How is a data/file stored in a RAID-5

Solution 1:

Traditional RAID are array of disks presented as a single block device (volume). It doesn't knows anything about underlying filesystem and/or files. Same goes other way - filesystems usually doesn't know if there is a RAID behind the storage.

This means that how your files are stored on RAID will heavily depend on how filesystem stores them. So it's better to talk about raw data stored on block device.

Assume you use a raw access to change a single byte on the RAID volume. The underlying RAID subsystem (be it either hardware or software RAID) will detect which stripe are accessed and in basic operation (without taking caching and/or advanced solutions) will have to rewrite whole stripe to update this data.

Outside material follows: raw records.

PROTOTYPES = {
    "rtx_version": (_i32, []),
    "rtx_last_error": (C.c_char_p, []),
    "rtx_device_info": (_i32, [C.c_char_p, _i32, C.POINTER(_i32)]),
    "rtx_lines_create": (_i32, [_i64, _i32] + [_vp] * 10 + [_vp, C.POINTER(_vp)]),
    "rtx_lines_free": (_i32, [_vp]),
    "rtx_lines_count": (_i64, [_vp]),
    "rtx_prep_create": (_i32, [_vp, _i32, _i64, C.POINTER(_vp)]),
    "rtx_prep_free": (_i32, [_vp]),
    "rtx_line_prep": (_i32, [_vp, _vp, _gp, _i32, _vp, _vp, _vp, _vp, _vp, _dbl, _dbl, _dbl, _dbl, _dbl, _dbl, _vp]),
    "rtx_line_prep_profile": (_i32, [_vp, _vp, _gp, _i32, _vp, _vp, _vp, _vp, _vp, _dbl, _dbl, _dbl, _dbl, _dbl, _dbl, _i32, _vp]),
    "rtx_prep_split_bound": (_i64, [_vp]),
    "rtx_line_prep_window": (_i32, [_vp, _vp, _gp, _i32, _vp, _vp, _vp, _vp, _vp, _vp, _dbl, _dbl, _dbl, _dbl, _dbl, _dbl, _i32, _vp]),
    "rtx_line_prep_axis": (_i32, [_vp, _vp, _vp, _i64, _i32, _vp, _vp, _vp, _vp, _vp, _dbl, _dbl, _dbl, _dbl, _dbl, _dbl, _i32, _vp]),
    "rtx_voigt_sum": (_i32, [_vp, _gp, _i32, _vp, _vp, _i64, _vp]),
    "rtx_voigt_sum_axis": (_i32, [_vp, _i32, _vp, _vp, _i64, _vp]),
    "rtx_sdvoigt_sum": (_i32, [_vp, _gp, _i32, _vp, _vp, _i64, _vp]),
    "rtx_lines_set_sd": (_i32, [_vp, _vp, _vp]),
    "rtx_lines_set_deltap_self": (_i32, [_vp, _vp]),
    "rtx_lines_set_broadeners": (_i32, [_vp, _i32, _vp, _vp, _vp, _vp, _vp]),
    "rtx_line_prep_mix": (_i32, [_vp, _vp, _gp, _i32, _vp, _vp, _vp, _vp, _vp, _i32, _vp, _vp, _dbl, _dbl, _dbl, _dbl, _i32, _vp]),
    "rtx_line_prep_axis_mix": (_i32, [_vp, _vp, _vp, _i64, _i32, _vp, _vp, _vp, _vp, _vp, _i32, _vp, _vp, _dbl, _dbl, _dbl, _dbl,
                                       _i32, _vp]),
    "rtx_voigt_tile_points": (_i32, []),
    "rtx_planck": (_i32, [_gp, _vp, _i64, _vp, _i64, _i32, _vp, _vp]),
    "rtx_tud": (_i32, [_vp, _i64, _gp, _i32, _vp, _i32, _vp, _i32, _vp, _i32, _i32, _i32, _vp, _vp, _vp, _vp, _i64, _vp]),
    "rtx_tud_opts": (_i32, [_vp, _i64, _gp, _i32, _vp, _i32, _vp, _i32, _vp, _i32, _i32, _i32, _vp, _vp, _vp, _vp, _i64, _vp, C.c_uint]),
    "rtx_tud_jacobian": (_i32, [_vp, _vp, _vp, _i64, _dbl, _vp, _i32, _vp, _i64, _gp, _i32, _vp, _i32, _vp, _dbl, _i32, _i32,
                                 _i32, _vp, _i32, _i32, _vp, _i64, _vp]),
    "rtx_tud_vjp": (_i32, [_vp, _vp, _vp, _i64, _dbl, _vp, _i32, _vp, _i64, _gp, _i32, _vp, _i32, _vp, _dbl, _i32, _i32,
                            _i32, _vp, _i32, _i32, _vp, _vp, _vp, _i64, _i32, _vp, _vp]),
    "rtx_tud_vjp_max_vectors": (_i32, []),
    "rtx_line_prep_dt": (_i32, [_vp, _vp, _gp, _i32, _vp, _vp, _vp, _vp, _vp, _vp, _dbl, _dbl, _dbl, _dbl, _dbl, _dbl, _vp]),
    "rtx_voigt_sum_dt": (_i32, [_vp, _gp, _i32, _vp, _vp, _i64, _vp]),
    "rtx_tud_jacobian_dod": (_i32, [_vp, _vp, _i64, _vp, _i32, _vp, _i64, _gp, _i32, _vp, _i32, _vp, _dbl, _i32, _i32,
                                     _i32, _vp, _i32, _i32, _vp, _i64, _vp]),
    "rtx_tud_vjp_dod": (_i32, [_vp, _vp, _i64, _vp, _i32, _vp, _i64, _gp, _i32, _vp, _i32, _vp, _dbl, _i32, _i32,
                                _i32, _vp, _i32, _i32, _vp, _vp, _vp, _i64, _i32, _vp, _vp]),
    "rtx_tud_jvp": (_i32, [_vp, _vp, _vp, _i64, _dbl, _vp, _i32, _vp, _i64, _gp, _i32, _vp, _i32, _vp, _dbl, _i32, _i32,
                            _i32, _i32, _vp, _i32, _vp, _vp, _vp, _i64, _vp]),
    "rtx_tud_jvp_dod": (_i32, [_vp, _vp, _i64, _vp, _i32, _vp, _i64, _gp, _i32, _vp, _i32, _vp, _dbl, _i32, _i32,
                                _i32, _i32, _vp, _i32, _vp, _vp, _vp, _i64, _vp]),
    "rtx_tud_jvp_max_vectors": (_i32, []),
    "rtx_tud_gtable_size": (_i32, []),
    "rtx_tud_gtable": (_i32, [_i32, _vp, _vp]),
    "rtx_compute_tud": (_i32, [_vp, _vp, _gp, _i32, _vp, _vp, _vp, _vp, _vp, _dbl, _dbl, _dbl, _dbl, _dbl, _i32, _vp, _i32, _vp,
                                _i32, _i32, _i32, _vp, _i64, _vp, _vp, _vp, _i64, _vp]),
    "rtx_apparent_radiance": (_i32, [_vp, _i64, _vp, _i64, _vp, _i64, _vp, _vp, _vp, _vp, _i64, _vp, _vp, _vp]),
    "rtx_ils": (_i32, [_i32, _gp, _vp, _i64, _vp, _i64, _i64, _i32, _vp, _vp, _vp, _vp]),
    "rtx_srf_apply": (_i32, [_gp, _vp, _i64, _vp, _i64, _i64, _i32, _vp, _vp, _vp, _vp, _vp, _vp]),
    "rtx_srf_chunk_points": (_i32, []),
    "rtx_srf_max_knots": (_i32, []),
    "rtx_srf_moments": (_i32, [_gp, _vp, _vp, _vp, _vp, _i32, _vp, _i64, _i32, _vp, _vp, _vp, _vp, _vp, _vp, _vp, _vp]),
    "rtx_srf_moments_max_temps": (_i32, []),
    "rtx_srf_radiance_vjp": (_i32, [_gp, _vp, _vp, _vp, _vp, _i32, _vp, _i64, _i32, _vp, _vp, _vp, _vp, _i64, _vp, _vp, _vp, _vp,
                                     _vp, _vp, _vp]),
    "rtx_srf_norms": (_i32, [_gp, _i32, _vp, _vp, _vp, _vp, _vp]),
    "rtx_srf_radiance_jvp": (_i32, [_gp, _vp, _vp, _vp, _vp, _vp, _i64, _vp, _vp, _i32, _vp, _i64, _i32, _vp, _vp, _vp, _vp, _vp,
                                     _vp, _vp, _vp, _i64, _i32, _vp, _vp]),
    "rtx_srf_radiance_jvp_max_vectors": (_i32, []),
    "rtx_srf_radiance_jvp_max_temps": (_i32, []),
    "rtx_interp_knots": (_i32, [_gp, _vp, _i64, _vp, _i64, _vp, _i64, _vp, _vp]),
    "rtx_band_moments": (_i32, [_i32, _gp, _vp, _vp, _vp, _dbl, _vp, _i64, _i32, _vp, _vp, _vp, _vp, _vp, _vp, _vp]),
    "rtx_band_mix": (_i32, [_vp, _vp, _vp, _vp, _i32, _i64, _vp, _i64, _vp, _vp]),
    "rtx_band_basis_moments": (_i32, [_i32, _gp, _vp, _vp, _vp, _vp, _i64, _i32, _vp, _vp, _i32, _vp, _dbl,
                                      _vp, _vp, _vp, _vp, _vp, _vp]),
    "rtx_band_mix_stacked": (_i32, [_vp, _vp, _i32, _i32, _i64, _vp, _i64, _vp, _vp]),
    "rtx_pixel_cube": (_i32, [_i32, _i32, _vp, _vp, _dbl, _vp, _vp, _vp, _vp, _i32, _i64, _i32, _vp, _vp, _vp, _vp, _vp]),
    "rtx_srf_cube_max_nodes": (_i32, []),
    "rtx_srf_cube_tables": (_i32, [_vp, _vp, _i32, _i32, _i64, _vp, _i64, _vp, _vp]),
    "rtx_srf_pixel_cube": (_i32, [_i32, _i32, _vp, _vp, _vp, _vp, _i32, _i64, _i32, _vp, _vp, _vp, _vp, _vp]),
    "rtx_srf_pixel_cube_vjp": (_i32, [_i32, _i32, _vp, _vp, _vp, _i32, _i64, _i32, _vp, _vp, _vp, _vp, _vp, _vp, _vp, _vp, C.c_uint]),
    "rtx_fir_reflect": (_i32, [_vp, _i32, _i64, _i32, _i64, _vp, _i32, _i32, _vp, _i64, _vp]),
    "rtx_cubic_resample": (_i32, [_vp, _i64, _i32, _i64, _dbl, _dbl, _vp, _i64, _vp, _i64, _vp]),
    "rtx_cubic_end": (_i32, [_vp, _i64, _i32, _i64, _i32, _i32, _i32, _vp, _vp, _i64, _vp, _i64, _vp]),
    "rtx_cubic_resample_unchecked": (_i32, [_vp, _i64, _i32, _i64, _dbl, _dbl, _vp, _i64, _vp, _i64, _vp]),
    "rtx_hapi_spectrum": (_i32, [_i32, _gp, _vp, _vp, _i32, _i32, _i64, _i64, _dbl, _dbl, _vp, _i64, _vp]),
    "rtx_fir_same": (_i32, [_vp, _i32, _i64, _i32, _i64, _vp, _i64, _dbl, _i64, _i64, _vp, _i64, _vp]),
    "rtx_profile_eval": (_i32, [_i32, _i64, _vp, _vp, _i64, _vp, _vp, _i64, _vp]),
    "rtx_profile_sum": (_i32, [_i64, _vp, _vp, _vp, _vp, _i64, _vp, _vp]),
    "rtx_cpf_eval": (_i32, [_i32, _vp, _vp, _i64, _vp, _vp, _vp]),
    "rtx_lines_set_ht": (_i32, [_vp, _i32, _vp, _vp]),
    "rtx_ht_create": (_i32, [_i64, _i32, _i64, C.POINTER(_vp)]),
    "rtx_ht_free": (_i32, [_vp]),
    "rtx_ht_prep": (_i32, [_vp, _vp, _vp, _i64, _i32, _vp, _vp, _vp, _vp, _vp, _i32, _vp, _vp, _dbl, _dbl, _dbl, _dbl, _vp]),
    "rtx_ht_sum": (_i32, [_vp, _i32, _vp, _vp, _i64, _vp]),
    "rtx_ht_params": (_i32, [_vp, _i32, _vp, _vp, _vp, _vp]),
    "rtx_fir_tile_points": (_i32, []),
    "rtx_fir_chunk_taps": (_i32, []),
    "rtx_brightness_temperature": (_i32, [_vp, _i64, _vp, _i64, _i32, _dbl, _vp, _vp]),
    "rtx_bt2l": (_i32, [_vp, _i64, _vp, _i64, _i32, _dbl, _vp, _vp]),
    "rtx_xs_lut_create": (_i32, [_i32, _i64, _i64, C.POINTER(_vp)]),
    "rtx_xs_lut_free": (_i32, [_vp]),
    "rtx_xs_lut_bytes": (_i64, [_vp]),
    "rtx_xs_lut_set_rows": (_i32, [_vp, _i64, _i64, _vp, _vp]),
    "rtx_xs_lut_get_rows": (_i32, [_vp, _i64, _i64, _vp, _vp]),
    "rtx_xs_od": (_i32, [_vp, _i64, _i64, _i32, _vp, _vp, _vp, _i64, _vp]),
    "rtx_xs_tile_points": (_i32, []),
    "rtx_xs_od_d": (_i32, [_vp, _i64, _i64, _i32, _vp, _vp, _i32, _vp, _vp, _vp, _vp, _i64, _vp, C.c_uint]),
    "rtx_continuum_add": (_i32, [_gp, _i32, _vp, _i32, _vp, _vp, _vp, _vp, _i64, _vp, _i64, _vp, C.c_uint]),
    "rtx_continuum_tile_points": (_i32, []),
    "rtx_continuum_add_d": (_i32, [_gp, _i32, _vp, _i32, _vp, _vp, _vp, _vp, _vp, _vp, _i64, _vp, _i32, _vp, _vp, _i64, _vp,
                                   C.c_uint]),
    "rtx_comm_init_all": (_i32, [_i32, _vp, _i32, C.POINTER(_vp)]),
    "rtx_comm_backend": (_i32, [_vp]),
    "rtx_allgather": (_i32, [_vp, _vp, _vp, _i64, _vp]),
    "rtx_comm_destroy": (_i32, [_vp]),
}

If in next operation (providing no caching again for simplicity) you will update byte next to previous one and the RAID subsystem will detect it is on the same stripe as previous, it will update the whole stripe again. By simple it's the Read-Modify-Write operation. I.e. it will read all previous contents, change only the required byte, re-calculate the parity block and write back new data again on all 5 drives. In really caching and some advanced checking algorithms will prevent this from happening every time ensuring real hardware writes will occur only when necessary.

So basically in your example with 5 drives in RAID-5 array if you write even the smallest 1 byte file, it still will be written across all of the 4 RAID-5 data drives + 1 parity drive. But it doesn't means it will take more filesystem space that it does if it's stored on a single non-RAID drive. RAID volume will provide exactly the space it does provides (N-1 drives - some small metadata chunk).